Try to get 20ml of the same flavor in 0mg. This will half it down to 9mg and no compromise in taste.

Reactions: Agree 3


----------



## audiophile011 (13/7/15)

Wow... Speechless 

Sent from my D6603 using Tapatalk


----------



## Silver (13/7/15)

Hi @daniel craig , i agree with the suggestions to try get a zero mg version of that flavour, but some flavours when I checked last were not available from Twisp in zero. But that was a while back. 

If you go the VG route, first try with a small batch - say 5ml. (Ie 5ml Twisp juice, 5ml VG) in case you dont like it and end up wasting


----------



## nemo (13/7/15)

@daniel craig as per others advice try a small amount, I am not sure what device you will be vaping it in which will influence my answer.
Using an RTA I have on occasion had to do this with the twisp liquids and found that they were good enough, however if you are using a twisp you will be use to the flavour of the original juice. This may cause you to notice a loss in flavour.
I even go so far as to put 10% Distilled Water in my VG first to even thin that a bit on occasion but would not recommend that as the twisp liquid is already rather thin. (and once again dependent on the device you use)

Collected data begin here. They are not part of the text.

# daxmawal/StarPU-Inference-Server

Measured on AMD Instinct MI355X. Metric: inferences/sec + p50 latency, ResNet-18 bs=1 & BERT-base seq=128, 1/2/4/8 GPU, higher is better.
Workload: dtype fp16m; 1 GPU; ResNet-18 bs=8 fp16, single MI355X HIP codelet (conv-as-implicit-GEMM MFMA); batch_per_task=8, workers_per_gpu=4, parallelism=replicas x1 (request sharding, no collective)

## Files before the change

starpu-inference-server_amd/csrc/conv_wres.hip:

```cpp
#include "lds_dma.hpp"
#include "spi_kernels.hpp"

#include <algorithm>
#include <cstdlib>
#include <stdexcept>
#include <type_traits>

namespace spi {
namespace {

constexpr int kRowB = 128;
constexpr int kWImg = 64 * kRowB;
constexpr int kWBytes = 9 * kWImg;
constexpr int kHaloPix = 256;
constexpr int kHBuf = kHaloPix * kRowB;
constexpr int kLds = kHBuf + kWBytes;
constexpr int BM = 128, BN = 64, NT = 256;
constexpr int kWPieces = kWBytes / 1024 / 4;
constexpr int kHPieces = kHBuf / 1024 / 4;

struct WresArgs {
  const _Float16* x;
  const char* w;
  const float* bias;
  const _Float16* res;
  _Float16* y;
  const char* zeros;
  int H, W;
  int th;
  int bands_per_img, bands;
};

#ifdef SPI_WRES_STAMPS
__device__ unsigned long long g_wres_stamps[4096 * 10];
#define WRES_STAMP(k)                                                                   \
  do {                                                                                  \
    __builtin_amdgcn_sched_barrier(0);                                                  \
    if (tid == 0 && blockIdx.x < 4096) g_wres_stamps[blockIdx.x * 10 + (k)] = __builtin_amdgcn_s_memtime(); \
    __builtin_amdgcn_sched_barrier(0);                                                  \
  } while (0)
#else
#define WRES_STAMP(k) \
  do {                \
  } while (0)
#endif

template <bool HAS_RES, bool RELU>
__global__ __launch_bounds__(NT, 1) void conv3x3_c64_wres(WresArgs a) {
  constexpr int kW0 = kHBuf;
  __shared__ __attribute__((aligned(16))) char lds[kLds];
  const int tid = threadIdx.x, lane = tid & 63, wave = __builtin_amdgcn_readfirstlane(tid >> 6);
  int wg = blockIdx.x;
  {
    const int nwg = gridDim.x, q = nwg >> 3, r = nwg & 7, x = wg & 7, l = wg >> 3;
    if (nwg >= 16) wg = (x < r ? x * (q + 1) : r * (q + 1) + (x - r) * q) + l;
  }
  const int band = wg;
  if (band >= a.bands) return;
  const int Wp = a.W + 2;
  const int hp = (a.th + 2) * Wp;
#ifdef SPI_WRES_STAMPS
  if (tid == 0 && blockIdx.x < 4096) g_wres_stamps[blockIdx.x * 10 + 9] = __builtin_amdgcn_s_memrealtime();
#endif
  WRES_STAMP(0);

  const char* wimg = a.w + (size_t)64 * (9 * kRowB);
  auto issue_w = [&] {
#pragma unroll
    for (int i = 0; i < kWPieces; ++i) {
      const int q = i * 4 + wave;
      glds16(wimg + q * 1024 + lane * 16, lds + kW0 + q * 1024);
    }
  };

  int h_hy[kHPieces], h_off[kHPieces];
  bool h_ok[kHPieces];
#pragma unroll
  for (int i = 0; i < kHPieces; ++i) {
    const int p = ((wave * kHPieces + i) << 3) + (lane >> 3);
    const int c = (lane & 7) ^ (p & 7);
    const int hy = p / Wp, hx = p - hy * Wp;
    h_hy[i] = hy;
    h_ok[i] = p < hp && (unsigned)(hx - 1) < (unsigned)a.W;
    h_off[i] = ((hy - 1) * a.W + (hx - 1)) * 64 + c * 8;
  }
  auto issue_halo = [&] {
    const int img = band / a.bands_per_img, oy0 = (band - img * a.bands_per_img) * a.th;
    const _Float16* base = a.x + ((size_t)img * a.H + oy0) * a.W * 64;
    char* dst = lds;
#pragma unroll
    for (int i = 0; i < kHPieces; ++i) {
      const int iy = oy0 - 1 + h_hy[i];
      const bool ok = h_ok[i] && (unsigned)iy < (unsigned)a.H;
      const char* src = ok ? reinterpret_cast<const char*>(base + h_off[i]) : a.zeros;
      glds16(src, dst + (wave * kHPieces + i) * 1024);
    }
  };

  const int fr = lane & 15, fq = lane >> 4, wm = wave >> 1, wn = wave & 1;
  int aoff[9][2][4];
#pragma unroll
  for (int i = 0; i < 4; ++i) {
    const int r = wm * 64 + i * 16 + fr;
    const int ty = r / a.W, tx = r - ty * a.W;
    const int p0 = ty < a.th ? ty * Wp + tx : 0;
#pragma unroll
    for (int tap = 0; tap < 9; ++tap)
#pragma unroll
      for (int kk = 0; kk < 2; ++kk) {
        const int p = p0 + (tap / 3) * Wp + tap % 3;
        aoff[tap][kk][i] = p * kRowB + (((kk * 4 + fq) ^ (p & 7)) << 4);
      }
  }
  int boff[2][2];
#pragma unroll
  for (int kk = 0; kk < 2; ++kk)
#pragma unroll
    for (int jj = 0; jj < 2; ++jj) {
      const int n = wn * 32 + jj * 16 + fr;
      boff[kk][jj] = kW0 + n * kRowB + (((kk * 4 + fq) ^ (n & 7)) << 4);
    }

  constexpr int E_G = BN / 8, E_RSTEP = NT / E_G, E_ITEMS = BM / E_RSTEP;
  const int e_nb8 = (tid % E_G) * 8, e_r0 = tid / E_G;
  int e_rel[E_ITEMS], e_ty[E_ITEMS];
#pragma unroll
  for (int it = 0; it < E_ITEMS; ++it) {
    const int row = e_r0 + it * E_RSTEP;
    const int ty = row / a.W, tx = row - ty * a.W;
    e_ty[it] = ty < a.th ? ty : 1 << 30;
    e_rel[it] = ty * a.W + tx;
  }

  issue_halo();
  issue_w();
  {
    [[maybe_unused]] constexpr int sk = 1;
    dma_wait_barrier<2 * 8>();
    WRES_STAMP(sk);
    const char* Hs = lds;

    floatx4 acc[4][2];
#pragma unroll
    for (int i = 0; i < 4; ++i)
#pragma unroll
      for (int jj = 0; jj < 2; ++jj) acc[i][jj] = floatx4{0.f, 0.f, 0.f, 0.f};
    half8 fa[2][4], fb[2][2];
    auto load = [&](int t, int s) {
      const int tap = t >> 1, kk = t & 1;
#pragma unroll
      for (int i = 0; i < 4; ++i) fa[s][i] = *reinterpret_cast<const half8*>(Hs + aoff[tap][kk][i]);
#pragma unroll
      for (int jj = 0; jj < 2; ++jj)
        fb[s][jj] = *reinterpret_cast<const half8*>(lds + boff[kk][jj] + tap * kWImg);
    };
    load(0, 0);
    static_for<0, 18>([&](auto tc) {
      constexpr int t = decltype(tc)::value;
      if constexpr (t + 1 < 18) {
        if constexpr ((t + 1) % 2 == 0) {
          constexpr int T = (t + 1) / 2;
          dma_wait_barrier<2 * (8 - T)>();
        }
        load(t + 1, (t + 1) & 1);
      }
      __builtin_amdgcn_sched_barrier(0);
#pragma unroll
      for (int i = 0; i < 4; ++i)
#pragma unroll
        for (int jj = 0; jj < 2; ++jj)
          acc[i][jj] = __builtin_amdgcn_mfma_f32_16x16x32_f16(fa[t & 1][i], fb[t & 1][jj], acc[i][jj], 0, 0, 0);
      __builtin_amdgcn_sched_barrier(0);
    });
    WRES_STAMP(sk + 1);

    const int img = band / a.bands_per_img, oy0 = (band - img * a.bands_per_img) * a.th;
    const int rows_left = a.H - oy0;
    const size_t mbase = ((size_t)img * a.H + oy0) * a.W;
    const floatx4 b0 = *reinterpret_cast<const floatx4*>(a.bias + e_nb8);
    const floatx4 b1 = *reinterpret_cast<const floatx4*>(a.bias + e_nb8 + 4);
    half8 rv[E_ITEMS];
    if constexpr (HAS_RES) {
#pragma unroll
      for (int it = 0; it < E_ITEMS; ++it) {
        const size_t mm = mbase + (e_ty[it] < rows_left ? e_rel[it] : 0);
        rv[it] = *reinterpret_cast<const half8*>(a.res + mm * 64 + e_nb8);
      }
    }
    lds_barrier();
#ifdef SPI_WRES_STAMPS_EPI
    if (sk == 1) WRES_STAMP(4);
#endif
    float* T = reinterpret_cast<float*>(lds);
#pragma unroll
    for (int i = 0; i < 4; ++i)
#pragma unroll
      for (int jj = 0; jj < 2; ++jj)
#pragma unroll
        for (int r = 0; r < 4; ++r) {
          const int row = wm * 64 + i * 16 + fq * 4 + r;
          const int col = (wn * 32 + jj * 16 + fr) ^ (fq << 4);
          T[row * BN + col] = acc[i][jj][r];
        }
#ifdef SPI_WRES_STAMPS_EPI
    if (sk == 1) WRES_STAMP(5);
#endif
    lds_barrier();
#ifdef SPI_WRES_STAMPS_EPI
    if (sk == 1) WRES_STAMP(6);
#endif
    half8 hv[E_ITEMS];
#pragma unroll
    for (int it = 0; it < E_ITEMS; ++it) {
      const int row = e_r0 + it * E_RSTEP;
      const float* src = T + row * BN + (e_nb8 ^ (((row >> 2) & 3) << 4));
      const floatx4 x0 = *reinterpret_cast<const floatx4*>(src);
      const floatx4 x1 = *reinterpret_cast<const floatx4*>(src + 4);
#pragma unroll
      for (int e = 0; e < 8; ++e) {
        float v = (e < 4 ? x0[e] + b0[e] : x1[e - 4] + b1[e - 4]);
        if constexpr (HAS_RES) v += static_cast<float>(rv[it][e]);
        if constexpr (RELU) v = v > 0.f ? v : 0.f;
        hv[it][e] = static_cast<_Float16>(v);
      }
    }
#pragma unroll
    for (int it = 0; it < E_ITEMS; ++it) {
#if defined(SPI_WRES_DIAG) && SPI_WRES_DIAG == 1
      asm volatile("" ::"v"(hv[it]));
#else
      if (e_ty[it] < rows_left) *reinterpret_cast<half8*>(a.y + (mbase + e_rel[it]) * 64 + e_nb8) = hv[it];
#endif
    }
    WRES_STAMP(sk + 2);
  }
  WRES_STAMP(7);
#ifdef SPI_WRES_STAMPS
  if (tid == 0 && blockIdx.x < 4096) g_wres_stamps[blockIdx.x * 10 + 8] = __builtin_amdgcn_s_memrealtime();
#endif
}

int env_int(const char* name, int dflt) {
  const char* e = std::getenv(name);
  return e && *e ? std::atoi(e) : dflt;
}

int& wres_on() {
  static int on = env_int("SPI_CONV_WRES", 1);
  return on;
}

}

void conv_wres_reload_env() { wres_on() = env_int("SPI_CONV_WRES", 1); }

#ifdef SPI_WRES_STAMPS
extern "C" int spi_debug_wres_stamps(unsigned long long* host, size_t n) {
  return hipMemcpyFromSymbol(host, HIP_SYMBOL(g_wres_stamps), n * sizeof(unsigned long long)) == hipSuccess ? 0 : 1;
}
#endif

static int wres_rows(int H, int W) {
  int th = std::min(H, BM / std::max(1, W));
  while (th > 0 && (th + 2) * (W + 2) > kHaloPix) --th;
  return th;
}

constexpr int kWresMaxTiles = 128;

bool conv_wres_eligible(const GemmDesc& d, Prec prec, const GemmPtrs& p) {
  const int on = wres_on();
  if (on == 1 && (d.M + 127) / 128 >= kWresMaxTiles) return false;
  const auto al16 = [](const void* q) { return (reinterpret_cast<uintptr_t>(q) & 15) == 0; };
  return on && prec == Prec::F16 && d.conv && d.KH == 3 && d.KW == 3 && d.stride == 1 && d.pad == 1 &&
         d.Cin == 64 && d.N == 64 && d.K == 576 && d.Kpad == 576 && d.krep == 1 && d.OH == d.H && d.OW == d.W &&
         !d.a_split && !d.out_split && !d.out_f32 && !d.res_f32 && !d.pool_rows && d.ldc == 64 &&
         (!p.res || d.ldr == 64) && d.act != Act::Gelu && wres_rows(d.H, d.W) >= 1 && al16(p.A) && al16(p.W) &&
         al16(p.C) && (!p.res || al16(p.res)) && (!p.bias || al16(p.bias)) && p.zeros && d.w_image;
}

void conv_wres(const GemmDesc& d, const GemmPtrs& p, hipStream_t s) {
  WresArgs a{};
  a.x = static_cast<const _Float16*>(p.A);
  a.w = static_cast<const char*>(p.W);
  a.bias = p.bias ? p.bias : static_cast<const float*>(p.zeros);
  a.res = static_cast<const _Float16*>(p.res);
  a.y = static_cast<_Float16*>(p.C);
  a.zeros = static_cast<const char*>(p.zeros);
  a.H = d.H;
  a.W = d.W;
  a.th = wres_rows(d.H, d.W);
  if (a.th < 1) throw std::invalid_argument("conv_wres: map too wide for the halo buffer");
  a.bands_per_img = (d.H + a.th - 1) / a.th;
  const int imgs = d.M / (d.OH * d.OW);
  a.bands = imgs * a.bands_per_img;
  const bool relu = d.act == Act::Relu;
  const dim3 grid(a.bands);
  if (a.res && relu)
    SPI_LAUNCH((conv3x3_c64_wres<true, true>), grid, dim3(NT), 0, s, a);
  else if (a.res)
    SPI_LAUNCH((conv3x3_c64_wres<true, false>), grid, dim3(NT), 0, s, a);
  else if (relu)
    SPI_LAUNCH((conv3x3_c64_wres<false, true>), grid, dim3(NT), 0, s, a);
  else
    SPI_LAUNCH((conv3x3_c64_wres<false, false>), grid, dim3(NT), 0, s, a);
}

}
```

Baseline: 116,400 inferences/s.

## Keep conv weights in registers per wave and drop weight LDS staging

Each wave now owns 16 output channels and holds its full 3x3x64 weight slice in registers, loaded directly from global memory. The kernel no longer stages weights through LDS, so LDS use shrinks to the halo buffer and launch bounds allow two workgroups per CU. A-operand addressing is computed incrementally, small integer divisions become float-reciprocal multiplies, and MFMA issue is interleaved with LDS reads through sched_group_barrier. This removes weight DMA and B-operand LDS reads. In exchange it costs more VGPRs for 18 weight fragments and 8 accumulators, and each wave now reads A fragments for all 128 rows.

```diff
diff --git a/starpu-inference-server_amd/csrc/conv_wres.hip b/starpu-inference-server_amd/csrc/conv_wres.hip
--- a/starpu-inference-server_amd/csrc/conv_wres.hip
+++ b/starpu-inference-server_amd/csrc/conv_wres.hip
@@ -10,13 +10,12 @@
 namespace {
 
 constexpr int kRowB = 128;
-constexpr int kWImg = 64 * kRowB;
-constexpr int kWBytes = 9 * kWImg;
+constexpr int kWRowB = 9 * kRowB;
 constexpr int kHaloPix = 256;
 constexpr int kHBuf = kHaloPix * kRowB;
-constexpr int kLds = kHBuf + kWBytes;
+constexpr int kLds = kHBuf;
 constexpr int BM = 128, BN = 64, NT = 256;
-constexpr int kWPieces = kWBytes / 1024 / 4;
+constexpr int kChunks = 18;
 constexpr int kHPieces = kHBuf / 1024 / 4;
 
 struct WresArgs {
@@ -46,8 +45,7 @@
 #endif
 
 template <bool HAS_RES, bool RELU>
-__global__ __launch_bounds__(NT, 1) void conv3x3_c64_wres(WresArgs a) {
-  constexpr int kW0 = kHBuf;
+__global__ __launch_bounds__(NT, 2) void conv3x3_c64_wres(WresArgs a) {
   __shared__ __attribute__((aligned(16))) char lds[kLds];
   const int tid = threadIdx.x, lane = tid & 63, wave = __builtin_amdgcn_readfirstlane(tid >> 6);
   int wg = blockIdx.x;
@@ -63,15 +61,8 @@
   if (tid == 0 && blockIdx.x < 4096) g_wres_stamps[blockIdx.x * 10 + 9] = __builtin_amdgcn_s_memrealtime();
 #endif
   WRES_STAMP(0);
-
-  const char* wimg = a.w + (size_t)64 * (9 * kRowB);
-  auto issue_w = [&] {
-#pragma unroll
-    for (int i = 0; i < kWPieces; ++i) {
-      const int q = i * 4 + wave;
-      glds16(wimg + q * 1024 + lane * 16, lds + kW0 + q * 1024);
-    }
-  };
+  const float invW = __builtin_amdgcn_rcpf((float)a.W), invWp = __builtin_amdgcn_rcpf((float)Wp);
+  const auto div_small = [](int n, float inv) { return (int)(((float)n + 0.5f) * inv); };
 
   int h_hy[kHPieces], h_off[kHPieces];
   bool h_ok[kHPieces];
@@ -79,7 +70,7 @@
   for (int i = 0; i < kHPieces; ++i) {
     const int p = ((wave * kHPieces + i) << 3) + (lane >> 3);
     const int c = (lane & 7) ^ (p & 7);
-    const int hy = p / Wp, hx = p - hy * Wp;
+    const int hy = div_small(p, invWp), hx = p - hy * Wp;
     h_hy[i] = hy;
     h_ok[i] = p < hp && (unsigned)(hx - 1) < (unsigned)a.W;
     h_off[i] = ((hy - 1) * a.W + (hx - 1)) * 64 + c * 8;
@@ -97,29 +88,17 @@
     }
   };
 
-  const int fr = lane & 15, fq = lane >> 4, wm = wave >> 1, wn = wave & 1;
-  int aoff[9][2][4];
-#pragma unroll
-  for (int i = 0; i < 4; ++i) {
-    const int r = wm * 64 + i * 16 + fr;
-    const int ty = r / a.W, tx = r - ty * a.W;
-    const int p0 = ty < a.th ? ty * Wp + tx : 0;
-#pragma unroll
-    for (int tap = 0; tap < 9; ++tap)
-#pragma unroll
-      for (int kk = 0; kk < 2; ++kk) {
-        const int p = p0 + (tap / 3) * Wp + tap % 3;
-        aoff[tap][kk][i] = p * kRowB + (((kk * 4 + fq) ^ (p & 7)) << 4);
-      }
-  }
-  int boff[2][2];
-#pragma unroll
-  for (int kk = 0; kk < 2; ++kk)
-#pragma unroll
-    for (int jj = 0; jj < 2; ++jj) {
-      const int n = wn * 32 + jj * 16 + fr;
-      boff[kk][jj] = kW0 + n * kRowB + (((kk * 4 + fq) ^ (n & 7)) << 4);
-    }
+  constexpr int TI = BM / 16;
+  const int fr = lane & 15, fq = lane >> 4;
+  int p0[TI];
+#pragma unroll
+  for (int i = 0; i < TI; ++i) {
+    const int r = i * 16 + fr;
+    const int ty = div_small(r, invW), tx = r - ty * a.W;
+    p0[i] = ty < a.th ? (ty * Wp + tx) << 4 : 0;
+  }
+  const int fq16 = fq << 4;
+  const char* wrow = a.w + (wave * 16 + fr) * kWRowB + fq * 16;
 
   constexpr int E_G = BN / 8, E_RSTEP = NT / E_G, E_ITEMS = BM / E_RSTEP;
   const int e_nb8 = (tid % E_G) * 8, e_r0 = tid / E_G;
@@ -127,49 +106,58 @@
 #pragma unroll
   for (int it = 0; it < E_ITEMS; ++it) {
     const int row = e_r0 + it * E_RSTEP;
-    const int ty = row / a.W, tx = row - ty * a.W;
+    const int ty = div_small(row, invW), tx = row - ty * a.W;
     e_ty[it] = ty < a.th ? ty : 1 << 30;
     e_rel[it] = ty * a.W + tx;
   }
 
   issue_halo();
-  issue_w();
+  half8 wb[kChunks];
+#pragma unroll
+  for (int t = 0; t < kChunks; ++t) {
+    wb[t] = *reinterpret_cast<const half8*>(wrow + t * 64);
+    __builtin_amdgcn_sched_barrier(0);
+  }
   {
     [[maybe_unused]] constexpr int sk = 1;
-    dma_wait_barrier<2 * 8>();
+    __builtin_amdgcn_sched_barrier(0);
+    dma_wait_barrier<kChunks>();
     WRES_STAMP(sk);
     const char* Hs = lds;
 
-    floatx4 acc[4][2];
-#pragma unroll
-    for (int i = 0; i < 4; ++i)
-#pragma unroll
-      for (int jj = 0; jj < 2; ++jj) acc[i][jj] = floatx4{0.f, 0.f, 0.f, 0.f};
-    half8 fa[2][4], fb[2][2];
+    floatx4 acc[TI];
+#pragma unroll
+    for (int i = 0; i < TI; ++i) acc[i] = floatx4{0.f, 0.f, 0.f, 0.f};
+    half8 fa[2][TI];
+    int ad[TI];
     auto load = [&](int t, int s) {
       const int tap = t >> 1, kk = t & 1;
-#pragma unroll
-      for (int i = 0; i < 4; ++i) fa[s][i] = *reinterpret_cast<const half8*>(Hs + aoff[tap][kk][i]);
-#pragma unroll
-      for (int jj = 0; jj < 2; ++jj)
-        fb[s][jj] = *reinterpret_cast<const half8*>(lds + boff[kk][jj] + tap * kWImg);
+      const int toff16 = ((tap / 3) * Wp + tap % 3) << 4;
+#pragma unroll
+      for (int i = 0; i < TI; ++i) {
+        if (kk == 0) {
+          const int p16 = p0[i] + toff16;
+          ad[i] = (p16 << 3) | ((p16 ^ fq16) & 0x70);
+        } else {
+          ad[i] ^= 64;
+        }
+        fa[s][i] = *reinterpret_cast<const half8*>(Hs + ad[i]);
+      }
     };
     load(0, 0);
-    static_for<0, 18>([&](auto tc) {
+    __builtin_amdgcn_sched_barrier(0);
+    static_for<0, kChunks>([&](auto tc) {
       constexpr int t = decltype(tc)::value;
-      if constexpr (t + 1 < 18) {
-        if constexpr ((t + 1) % 2 == 0) {
-          constexpr int T = (t + 1) / 2;
-          dma_wait_barrier<2 * (8 - T)>();
-        }
-        load(t + 1, (t + 1) & 1);
-      }
-      __builtin_amdgcn_sched_barrier(0);
-#pragma unroll
-      for (int i = 0; i < 4; ++i)
-#pragma unroll
-        for (int jj = 0; jj < 2; ++jj)
-          acc[i][jj] = __builtin_amdgcn_mfma_f32_16x16x32_f16(fa[t & 1][i], fb[t & 1][jj], acc[i][jj], 0, 0, 0);
+      if constexpr (t + 1 < kChunks) load(t + 1, (t + 1) & 1);
+#pragma unroll
+      for (int i = 0; i < TI; ++i)
+        acc[i] = __builtin_amdgcn_mfma_f32_16x16x32_f16(fa[t & 1][i], wb[t], acc[i], 0, 0, 0);
+#pragma unroll
+      for (int i = 0; i < TI; ++i) {
+        __builtin_amdgcn_sched_group_barrier(0x008, 1, 0);
+        __builtin_amdgcn_sched_group_barrier(0x002, (t + 1) & 1 ? 1 : 5, 0);
+        __builtin_amdgcn_sched_group_barrier(0x100, 1, 0);
+      }
       __builtin_amdgcn_sched_barrier(0);
     });
     WRES_STAMP(sk + 1);
@@ -193,15 +181,13 @@
 #endif
     float* T = reinterpret_cast<float*>(lds);
 #pragma unroll
-    for (int i = 0; i < 4; ++i)
-#pragma unroll
-      for (int jj = 0; jj < 2; ++jj)
-#pragma unroll
-        for (int r = 0; r < 4; ++r) {
-          const int row = wm * 64 + i * 16 + fq * 4 + r;
-          const int col = (wn * 32 + jj * 16 + fr) ^ (fq << 4);
-          T[row * BN + col] = acc[i][jj][r];
-        }
+    for (int i = 0; i < TI; ++i)
+#pragma unroll
+      for (int r = 0; r < 4; ++r) {
+        const int row = i * 16 + fq * 4 + r;
+        const int col = (wave * 16 + fr) ^ (fq << 4);
+        T[row * BN + col] = acc[i][r];
+      }
 #ifdef SPI_WRES_STAMPS_EPI
     if (sk == 1) WRES_STAMP(5);
 #endif
```

Measured after the change: 116,300 inferences/s. Within noise of the previous version (-0.0%).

I am not sure what the PG levels are in the twisp juice but if they are very high a dilution with VG may not cause a major loss. I cut their blueberry down to 6mg and it was still ok for me, However like I said that was on the RTA (lemo2 and kayfun) and I have not used their juice in their original state.

Hope this helps


----------



## ET (13/7/15)

As a test, take 5 mil twisp juice and 5 mil vg, mix together in a little bottle and leave for 2 weeks and see.


----------